**YOUR OBJECTIVE:** In the records below, find every line with the word "done" and copy it.

**DATASET RECORDS:**

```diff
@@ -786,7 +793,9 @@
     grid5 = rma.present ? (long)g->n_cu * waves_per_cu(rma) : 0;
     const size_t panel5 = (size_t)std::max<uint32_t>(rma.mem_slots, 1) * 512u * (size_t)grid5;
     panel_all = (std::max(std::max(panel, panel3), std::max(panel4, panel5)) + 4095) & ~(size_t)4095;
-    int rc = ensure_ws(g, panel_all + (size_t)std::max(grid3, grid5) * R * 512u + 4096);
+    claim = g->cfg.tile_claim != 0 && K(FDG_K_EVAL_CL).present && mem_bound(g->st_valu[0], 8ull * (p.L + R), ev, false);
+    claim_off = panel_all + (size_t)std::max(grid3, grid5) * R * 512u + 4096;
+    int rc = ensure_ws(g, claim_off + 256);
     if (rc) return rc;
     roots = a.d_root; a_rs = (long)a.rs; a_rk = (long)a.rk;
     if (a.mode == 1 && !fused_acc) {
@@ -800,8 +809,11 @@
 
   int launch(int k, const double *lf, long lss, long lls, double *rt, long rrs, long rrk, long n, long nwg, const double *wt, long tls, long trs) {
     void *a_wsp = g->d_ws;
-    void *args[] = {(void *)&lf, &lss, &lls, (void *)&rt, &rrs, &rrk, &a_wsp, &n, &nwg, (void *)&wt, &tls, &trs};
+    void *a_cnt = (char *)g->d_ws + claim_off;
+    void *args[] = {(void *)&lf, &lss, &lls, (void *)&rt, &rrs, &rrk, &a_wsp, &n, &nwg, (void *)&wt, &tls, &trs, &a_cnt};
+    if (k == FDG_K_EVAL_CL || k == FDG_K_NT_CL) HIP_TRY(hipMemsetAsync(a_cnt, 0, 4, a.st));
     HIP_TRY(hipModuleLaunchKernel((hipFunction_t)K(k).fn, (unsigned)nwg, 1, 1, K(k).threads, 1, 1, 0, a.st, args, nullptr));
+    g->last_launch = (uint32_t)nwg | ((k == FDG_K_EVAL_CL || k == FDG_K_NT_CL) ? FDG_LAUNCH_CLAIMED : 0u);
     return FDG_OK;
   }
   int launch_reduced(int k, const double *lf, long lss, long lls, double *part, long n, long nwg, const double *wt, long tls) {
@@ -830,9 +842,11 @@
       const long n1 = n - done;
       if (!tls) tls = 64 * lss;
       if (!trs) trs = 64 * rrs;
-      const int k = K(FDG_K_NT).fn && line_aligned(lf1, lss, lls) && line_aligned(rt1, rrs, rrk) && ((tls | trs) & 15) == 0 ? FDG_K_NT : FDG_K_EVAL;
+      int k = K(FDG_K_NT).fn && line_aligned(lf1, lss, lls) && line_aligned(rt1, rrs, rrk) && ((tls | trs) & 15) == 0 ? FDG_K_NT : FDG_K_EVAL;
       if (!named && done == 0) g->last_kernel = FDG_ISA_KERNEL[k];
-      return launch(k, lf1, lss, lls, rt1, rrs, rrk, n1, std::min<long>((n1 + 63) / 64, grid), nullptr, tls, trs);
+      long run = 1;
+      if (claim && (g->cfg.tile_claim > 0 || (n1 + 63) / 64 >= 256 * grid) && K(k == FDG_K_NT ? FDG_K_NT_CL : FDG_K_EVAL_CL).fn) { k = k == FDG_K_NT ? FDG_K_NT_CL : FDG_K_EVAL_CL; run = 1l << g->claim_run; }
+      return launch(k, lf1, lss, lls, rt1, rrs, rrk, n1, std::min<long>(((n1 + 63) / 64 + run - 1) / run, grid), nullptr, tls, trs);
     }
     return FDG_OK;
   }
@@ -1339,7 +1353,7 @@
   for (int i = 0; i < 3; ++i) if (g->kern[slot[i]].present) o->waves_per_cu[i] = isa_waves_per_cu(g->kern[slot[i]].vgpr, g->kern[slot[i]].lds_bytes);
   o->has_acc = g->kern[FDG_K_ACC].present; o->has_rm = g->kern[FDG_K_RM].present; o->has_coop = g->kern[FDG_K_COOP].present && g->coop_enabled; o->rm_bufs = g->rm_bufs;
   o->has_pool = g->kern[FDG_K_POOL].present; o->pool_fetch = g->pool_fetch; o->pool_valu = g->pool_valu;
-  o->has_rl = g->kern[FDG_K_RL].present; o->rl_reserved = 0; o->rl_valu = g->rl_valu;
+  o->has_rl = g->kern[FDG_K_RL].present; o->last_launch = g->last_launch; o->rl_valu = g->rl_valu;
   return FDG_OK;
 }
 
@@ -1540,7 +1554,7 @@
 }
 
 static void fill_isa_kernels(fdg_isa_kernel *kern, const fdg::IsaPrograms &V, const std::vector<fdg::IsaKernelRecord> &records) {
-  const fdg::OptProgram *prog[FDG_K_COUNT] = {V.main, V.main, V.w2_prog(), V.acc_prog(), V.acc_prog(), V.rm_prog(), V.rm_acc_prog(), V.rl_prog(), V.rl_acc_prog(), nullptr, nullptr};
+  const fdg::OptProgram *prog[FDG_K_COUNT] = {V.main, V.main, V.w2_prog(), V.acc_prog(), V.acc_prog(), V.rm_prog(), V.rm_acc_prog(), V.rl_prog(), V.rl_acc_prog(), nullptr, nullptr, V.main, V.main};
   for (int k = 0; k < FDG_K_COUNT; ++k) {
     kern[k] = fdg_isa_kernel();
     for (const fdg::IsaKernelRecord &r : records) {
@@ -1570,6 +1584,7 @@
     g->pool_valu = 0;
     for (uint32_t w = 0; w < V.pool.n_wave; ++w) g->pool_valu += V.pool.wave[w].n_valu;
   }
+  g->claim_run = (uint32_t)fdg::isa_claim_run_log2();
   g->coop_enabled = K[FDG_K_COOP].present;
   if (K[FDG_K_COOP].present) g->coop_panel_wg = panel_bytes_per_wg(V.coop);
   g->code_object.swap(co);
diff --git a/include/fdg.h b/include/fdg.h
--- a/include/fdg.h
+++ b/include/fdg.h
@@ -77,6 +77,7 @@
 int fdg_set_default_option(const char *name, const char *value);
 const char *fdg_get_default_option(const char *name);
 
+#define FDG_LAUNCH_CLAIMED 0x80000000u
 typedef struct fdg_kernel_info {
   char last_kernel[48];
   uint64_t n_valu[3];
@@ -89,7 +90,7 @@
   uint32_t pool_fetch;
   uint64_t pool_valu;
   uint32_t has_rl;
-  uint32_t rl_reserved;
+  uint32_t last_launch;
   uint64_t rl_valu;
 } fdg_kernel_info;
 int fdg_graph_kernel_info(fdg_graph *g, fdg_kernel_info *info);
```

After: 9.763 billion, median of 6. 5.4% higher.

...

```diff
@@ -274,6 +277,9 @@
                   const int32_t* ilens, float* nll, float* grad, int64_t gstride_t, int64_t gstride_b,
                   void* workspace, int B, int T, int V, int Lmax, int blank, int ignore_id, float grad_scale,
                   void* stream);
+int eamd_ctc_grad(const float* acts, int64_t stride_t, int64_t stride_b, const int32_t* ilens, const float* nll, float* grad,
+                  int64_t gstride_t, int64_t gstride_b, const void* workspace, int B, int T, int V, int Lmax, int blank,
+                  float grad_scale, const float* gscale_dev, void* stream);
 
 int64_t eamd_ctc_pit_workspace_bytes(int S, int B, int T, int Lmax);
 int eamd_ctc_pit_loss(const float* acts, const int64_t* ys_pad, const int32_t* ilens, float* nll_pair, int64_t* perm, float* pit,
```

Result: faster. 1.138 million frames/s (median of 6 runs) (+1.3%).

**EXERCISE ANSWER:**
       const long n1 = n - done;
       if (!named && done == 0) g->last_kernel = FDG_ISA_KERNEL[k];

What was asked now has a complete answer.